Writing ggplot2 grobs in a loop to maintain data values

2019-10-15

Sometimes I encounter the need to make multiple plots in a loop and then arrange them in a grid.arrange() panel. A recent example was when I had a bunch of ANCOVA linear models in a list, each with a different predictor variable, and I wanted to create ggplot() objects for each linear model in a for loop, showing the distribution of points for the predictor and response variable and slopes for a categorical grouping variable, then I wanted to put each plot into a single grid image and export it, like the image below:

Plots of biomass across different vegetation clusters

The code to generate this involves creating a list for the plot objects, then filling the list with each ggplot() called within a for loop, where each iteration of the loop is a different linear model with a different predictor variable, then calling the list of plots with do.call("grid.arrange", c(plot_list)) to build the grid image ready to be exported. To access the data needed for the x axis of the plot, which changes with each plot/linear model, I took the variable name from the linear model it is based on with:

x_var <- rownames(summary(model_list[[i]])$coefficients)[2]

This means the ggplot() for the scatter plots can then be called like this:

ggplot() + 
	geom_point(aes(x = df[,x_var], y = df[,bchave_log])

You would think this works fine, but when the ggplot() object is called again outside the loop, x_var is nowhere to be found, as it only exists inside the loop.
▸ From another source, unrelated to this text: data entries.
namespace {
__global__ __launch_bounds__(64) void k_debug_mfma_f16(const uint4 *__restrict__ a, const uint4 *__restrict__ b, float *__restrict__ d) {
    f32x16 acc;
#pragma unroll
    for (int r = 0; r < 16; ++r) acc[r] = 0.f;
    acc = __builtin_amdgcn_mfma_f32_32x32x16_f16(__builtin_bit_cast(pn_h8, a[threadIdx.x]), __builtin_bit_cast(pn_h8, b[threadIdx.x]), acc, 0, 0, 0);
#pragma unroll
    for (int r = 0; r < 16; ++r) d[threadIdx.x * 16 + r] = acc[r];
}
}
namespace {
__global__ __launch_bounds__(256) void k_debug_split(const float *__restrict__ x, long long n, unsigned *__restrict__ h, unsigned *__restrict__ m, int sat) {
    for (long long i = (long long)blockIdx.x * 256 + threadIdx.x; 2 * i < n; i += (long long)gridDim.x * 256) {
        unsigned hh, mm;
        if (sat) pn_split2_sat(x[2 * i], x[2 * i + 1], hh, mm);
        else pn_split2(x[2 * i], x[2 * i + 1], hh, mm);
        h[i] = hh; m[i] = mm;
    }
}
}
extern "C" int pnerf_debug_split(const float *d_x, int64_t n, void *d_h, void *d_m, int sat, void *stream) {
    if (!d_x || !d_h || !d_m || n < 0 || (n & 1)) return PNERF_E_INVAL;
    if (n == 0) return 0;
    hipLaunchKernelGGL(k_debug_split, dim3(64), dim3(256), 0, (hipStream_t)stream, d_x, (long long)n, (unsigned *)d_h, (unsigned *)d_m, sat);
    PN_CHECK_LAUNCH();
    return 0;
}

namespace {
template <int NF> __global__ __launch_bounds__(256) void k_debug_pe(const float *__restrict__ x, long long n, float *__restrict__ out) {
    for (long long i = (long long)blockIdx.x * 256 + threadIdx.x; i < n; i += (long long)gridDim.x * 256) {
        float s[NF], c[NF];
        pn_pe_octaves<NF>(x[i], s, c);
#pragma unroll
        for (int f = 0; f < NF; ++f) { out[(i * NF + f) * 2] = s[f]; out[(i * NF + f) * 2 + 1] = c[f]; }
    }
}
}
extern "C" int pnerf_debug_pe(const float *d_x, int64_t n, int nfreq, float *d_out, void *stream) {
    if (!d_x || !d_out || n < 0 || nfreq < 1 || nfreq > 5) return PNERF_E_INVAL;
    if (n == 0) return 0;
    hipStream_t s = (hipStream_t)stream;
    switch (nfreq) {
        case 1: hipLaunchKernelGGL(k_debug_pe<1>, dim3(64), dim3(256), 0, s, d_x, (long long)n, d_out); break;
        case 2: hipLaunchKernelGGL(k_debug_pe<2>, dim3(64), dim3(256), 0, s, d_x, (long long)n, d_out); break;
        case 3: hipLaunchKernelGGL(k_debug_pe<3>, dim3(64), dim3(256), 0, s, d_x, (long long)n, d_out); break;
        case 4: hipLaunchKernelGGL(k_debug_pe<4>, dim3(64), dim3(256), 0, s, d_x, (long long)n, d_out); break;
        default: hipLaunchKernelGGL(k_debug_pe<5>, dim3(64), dim3(256), 0, s, d_x, (long long)n, d_out); break;
    }
    PN_CHECK_LAUNCH();
    return 0;
}

extern "C" int pnerf_debug_mfma_f16(const void *d_a, const void *d_b, float *d_out, void *stream) {
    if (!d_a || !d_b || !d_out) return PNERF_E_INVAL;
    hipLaunchKernelGGL(k_debug_mfma_f16, dim3(1), dim3(64), 0, (hipStream_t)stream, (const uint4 *)d_a, (const uint4 *)d_b, d_out);
    PN_CHECK_LAUNCH();
    return 0;
}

So instead I had to build each ggplot() into a ggplot grob inside the loop where x_var still exists before plotting it outside the loop. Building a grob from a ggplot() object simply requires wrapping it in ggplot_gtable(ggplot_build(...)). Below is an example with inbuilt data to illustrate the point:

# Example data
df <- mtcars

# Run a for loop to plot each column aginst column 1
plot_list <- list()

for(i in 1:length(df)){
  plot_list[[i]] <- ggplot() + geom_point(aes(df[,i], df[,1]))
}

do.call("grid.arrange", c(plot_list, ncol = 2, nrow = 6))

##' All the plots are the same because `df[,i]` takes the 
##' value from the final loop iteration.

# Fix the ggplot objects in the loop so they maintain variable values
for(i in 1:length(df)){
  plot_list[[i]] <- ggplot_gtable(ggplot_build(ggplot() + 
      geom_point(aes(df[,i], df[,1]))))
}

do.call("grid.arrange", c(plot_list, ncol = 2, nrow = 6))

First, ggplot_build() takes the plot object and produces an object that can be rendered as a standalone, with a list of dataframes for each plot layer (points, lines) and a panel object containing metadata for the plot like axis limits and themes.

Then, ggplot_gtable() builds a grob which can display the image and stores it as a gtable. This bit is necessary so that grid.arrange() can draw the plot.